Authors: Craig, Timothy J.; Henao, Maria Paula;

Advances in managing COPD related to α1‐antitrypsin deficiency: An under‐recognized genetic disorder

Abstract

Abstractα1‐Antitrypsin deficiency (AATD) predisposes individuals to chronic obstructive pulmonary disease (COPD) and liver disease. Despite being commonly described as rare, AATD is under‐recognized, with less than 10% of cases identified. The following is a comprehensive review of AATD, primarily for physicians who treat COPD or asthma, covering the genetics, epidemiology, clinical presentation, screening and diagnosis, and treatments of AATD. For patients presenting with liver and/or lung disease, screening and diagnostic tests are the only methods to determine whether the disease is related to AATD. Screening guidelines have been established by organizations such as the World Health Organization, European Respiratory Society, and American Thoracic Society. High‐risk groups, including individuals with COPD, nonresponsive asthma, bronchiectasis of unknown etiology, or unexplained liver disease, should be tested for AATD. Current treatment options include augmentation therapy with purified AAT for patients with deficient AAT levels and significant lung disease. Recent trial data suggest that lung tissue is preserved by augmentation therapy, and different dosing schedules are currently being investigated.

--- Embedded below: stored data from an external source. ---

template <int D>
__global__ void __launch_bounds__(FA_THREADS, 1) attn_fa_kernel(const __grid_constant__ FaParams p) {
  using L = FaL<D>;
  constexpr int STAGES = L::STAGES;
  extern __shared__ uint8_t smem_raw[];
  uint8_t* smem = smem_align1024(smem_raw);
  uint64_t* bars = reinterpret_cast<uint64_t*>(smem + L::BAR);
  uint64_t* q_full = bars;
  uint64_t* kv_full = bars + 1;
  uint64_t* kv_empty = bars + 1 + STAGES;

  const int warp = threadIdx.x >> 5;
  const int lane = threadIdx.x & 31;

  {
    uint4* z = reinterpret_cast<uint4*>(smem);
    for (int i = threadIdx.x; i < L::BAR / 16; i += FA_THREADS) z[i] = make_uint4(0, 0, 0, 0);
    fence_proxy_async_smem();
  }
  if (threadIdx.x == 0) {
    mbar_init(q_full, 1);
    for (int i = 0; i < STAGES; ++i) { mbar_init(&kv_full[i], 1); mbar_init(&kv_empty[i], 2); }
    fence_barrier_init();
  }
  __syncthreads();

  int item = blockIdx.x;
  const int ti = item % p.tiles_per_group; item /= p.tiles_per_group;
  const int head = item % p.heads; item /= p.heads;
  const int view = item % p.V;
  const int frame = item / p.V;
  const int nblk = p.kv_view_count[view] * p.kv_yblocks;

  if (warp == 8) {
    const uint32_t q_bytes = (uint32_t)(p.qw * p.qh) * (D == 80 ? 160u : 128u);
    const uint32_t kv_bytes = (uint32_t)p.kv_rows * (D == 80 ? 160u : 128u);
    if (elect_one()) {
      tma_prefetch_desc(&p.mapQ);
      tma_prefetch_desc(&p.mapK);
      tma_prefetch_desc(&p.mapV);
      mbar_arrive_expect_tx(q_full, q_bytes);
      const int x0 = (ti % p.tiles_x) * p.qw, y0 = (ti / p.tiles_x) * p.qh;
      tma_load_5d(smem + L::Q, &p.mapQ, q_full, head * D, x0, view, y0, frame);
      if (D == 80) tma_load_5d(smem + L::QX, &p.mapQx, q_full, head * D + 64, x0, view, y0, frame);
    }
    const int kv_frame = frame / p.kv_frame_div;
    int vi = 0, yb = 0;
    for (int j = 0; j < nblk; ++j) {
      const int st = j % STAGES;
      const int kvv = p.kv_views[view][vi];
      mbar_wait(&kv_empty[st], (uint32_t)(((j / STAGES) & 1) ^ 1));
      if (elect_one()) {
        uint8_t* sK = smem + L::KV + st * L::STAGE_BYTES;
        mbar_arrive_expect_tx(&kv_full[st], 2 * kv_bytes);
        tma_load_5d(sK, &p.mapK, &kv_full[st], head * D, 0, kvv, yb * p.kh, kv_frame);
        tma_load_5d(sK + FA_TILE_BYTES, &p.mapV, &kv_full[st], head * D, 0, kvv, yb * p.kh, kv_frame);
        if (D == 80) {
          tma_load_5d(sK + 2 * FA_TILE_BYTES, &p.mapKx, &kv_full[st], head * D + 64, 0, kvv, yb * p.kh, kv_frame);
          tma_load_5d(sK + 2 * FA_TILE_BYTES + L::XB, &p.mapVx, &kv_full[st], head * D + 64, 0, kvv, yb * p.kh, kv_frame);
        }
      }
      if (++yb == p.kv_yblocks) { yb = 0; ++vi; }
    }
    return;
  }

  const int wg = warp >> 2;
  const int quad = lane & 3;
  const uint32_t base = smem_u32(smem);
  const uint64_t dQ = wgmma_desc(base + L::Q + wg * 64 * 128, 16, 1024, kSw128);
  const uint64_t dQx = wgmma_desc(base + L::QX + wg * 64 * 32, 16, 256, kSw32);
  const uint64_t dK0 = wgmma_desc(base + L::KV, 16, 1024, kSw128);
  const uint64_t dV0 = wgmma_desc(base + L::KV + FA_TILE_BYTES, 1024, 1024, kSw128);
  const uint64_t dKx0 = wgmma_desc(base + L::KV + 2 * FA_TILE_BYTES, 16, 256, kSw32);
  const uint64_t dVx0 = wgmma_desc(base + L::KV + 2 * FA_TILE_BYTES + L::XB, 256, 256, kSw32);
  constexpr uint64_t STAGE_STEP = L::STAGE_BYTES >> 4;
  const float c = p.scale_log2;
  const bool mask = p.kv_rows < FA_MAX_KEYS;

  float o[32], ox[8];
#pragma unroll
  for (int i = 0; i < 32; ++i) o[i] = 0.f;
#pragma unroll
  for (int i = 0; i < 8; ++i) ox[i] = 0.f;
  float m_run[2] = {-INFINITY, -INFINITY}, l_run[2] = {0.f, 0.f};

  mbar_wait(q_full, 0);
  for (int j = 0; j < nblk; ++j) {
    const int st = j % STAGES;
    mbar_wait(&kv_full[st], (uint32_t)((j / STAGES) & 1));
    float s[64];
    wgmma_fence();
#pragma unroll
    for (int k = 0; k < 4; ++k) wgmma_ss<128>(s, dQ + 2 * k, dK0 + STAGE_STEP * st + 2 * k, k > 0 ? 1u : 0u);
    if (D == 80) wgmma_ss<128>(s, dQx, dKx0 + STAGE_STEP * st, 1u);
    wgmma_commit();
    wgmma_wait<0>();
    wgmma_fence_regs(s);

    float mx[2] = {-INFINITY, -INFINITY};
#pragma unroll
    for (int jj = 0; jj < 16; ++jj) {
#pragma unroll
      for (int e = 0; e < 4; ++e) {
        float v = s[4 * jj + e] * c;
        if (mask && 8 * jj + 2 * quad + (e & 1) >= p.kv_rows) v = -INFINITY;
        s[4 * jj + e] = v;
        mx[e >> 1] = fmaxf(mx[e >> 1], v);
      }
    }
    float alpha[2];
#pragma unroll
    for (int h = 0; h < 2; ++h) {
      mx[h] = fmaxf(mx[h], __shfl_xor_sync(0xffffffffu, mx[h], 1));
      mx[h] = fmaxf(mx[h], __shfl_xor_sync(0xffffffffu, mx[h], 2));
      const float m_new = fmaxf(m_run[h], mx[h]);
      alpha[h] = ex2_approx(m_run[h] - m_new);
      m_run[h] = m_new;
    }
    float rs[2] = {0.f, 0.f};
    uint32_t pa[8][4];
#pragma unroll
    for (int jj = 0; jj < 16; ++jj) {
#pragma unroll
      for (int h = 0; h < 2; ++h) {
        const float e0 = ex2_approx(s[4 * jj + 2 * h] - m_run[h]);
        const float e1 = ex2_approx(s[4 * jj + 2 * h + 1] - m_run[h]);
        rs[h] += e0 + e1;
        pa[jj >> 1][(jj & 1) * 2 + h] = pack_bf16x2(e0, e1);
      }
    }
#pragma unroll
    for (int h = 0; h < 2; ++h) l_run[h] = l_run[h] * alpha[h] + rs[h];
#pragma unroll
    for (int jj = 0; jj < 8; ++jj) {
#pragma unroll
      for (int e = 0; e < 4; ++e) o[4 * jj + e] *= alpha[e >> 1];
    }
    if (D == 80) {
#pragma unroll
      for (int e = 0; e < 8; ++e) ox[e] *= alpha[(e >> 1) & 1];
    }

    wgmma_fence();
#pragma unroll
    for (int kk = 0; kk < 8; ++kk) {
      wgmma_rs_tb<64>(o, pa[kk], dV0 + STAGE_STEP * st + kk * (2048 >> 4), 1u);
      if (D == 80) wgmma_rs_tb<16>(ox, pa[kk], dVx0 + STAGE_STEP * st + kk * (512 >> 4), 1u);
    }
    wgmma_commit();
    wgmma_wait<0>();
    wgmma_fence_regs(o);
    if (D == 80) wgmma_fence_regs(ox);
    if ((threadIdx.x & 127) == 0) mbar_arrive(&kv_empty[st]);
  }

#pragma unroll
  for (int h = 0; h < 2; ++h) {
    float l = l_run[h];
    l += __shfl_xor_sync(0xffffffffu, l, 1);
    l += __shfl_xor_sync(0xffffffffu, l, 2);
    const float inv = 1.f / l;
    const int row = wg * 64 + (warp & 3) * 16 + (lane >> 2) + 8 * h;
    const int yy = row / p.qw, xx = row - yy * p.qw;
    const int x = (ti % p.tiles_x) * p.qw + xx, y = (ti / p.tiles_x) * p.qh + yy;
    if (row >= p.qw * p.qh || x >= p.W || y >= p.H) continue;
    const long long token = (((long long)frame * p.H + y) * p.V + view) * p.W + x;
    __nv_bfloat16* dst = p.out + token * p.out_ld + head * D + 2 * quad;
#pragma unroll
    for (int jj = 0; jj < 8; ++jj)
      *reinterpret_cast<uint32_t*>(dst + 8 * jj) = pack_bf16x2(o[4 * jj + 2 * h] * inv, o[4 * jj + 2 * h + 1] * inv);
    if (D == 80) {
#pragma unroll
      for (int jj = 0; jj < 2; ++jj)
        *reinterpret_cast<uint32_t*>(dst + 64 + 8 * jj) = pack_bf16x2(ox[4 * jj + 2 * h] * inv, ox[4 * jj + 2 * h + 1] * inv);
    }
  }
}

}

using namespace pn;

Effective management of AATD and related diseases also includes aggressive avoidance of smoking and biomass burning, vaccinations, antibiotics, exercise, good diet, COPD medications, and serial assessment.

Keywords

Diagnostic Imaging, Genotype, Research, Disease Management, Combined Modality Therapy, Pulmonary Disease, Chronic Obstructive, Phenotype, Treatment Outcome, alpha 1-Antitrypsin, alpha 1-Antitrypsin Deficiency, Humans, Genetic Predisposition to Disease, Review Articles, Genetic Association Studies

  • BIP!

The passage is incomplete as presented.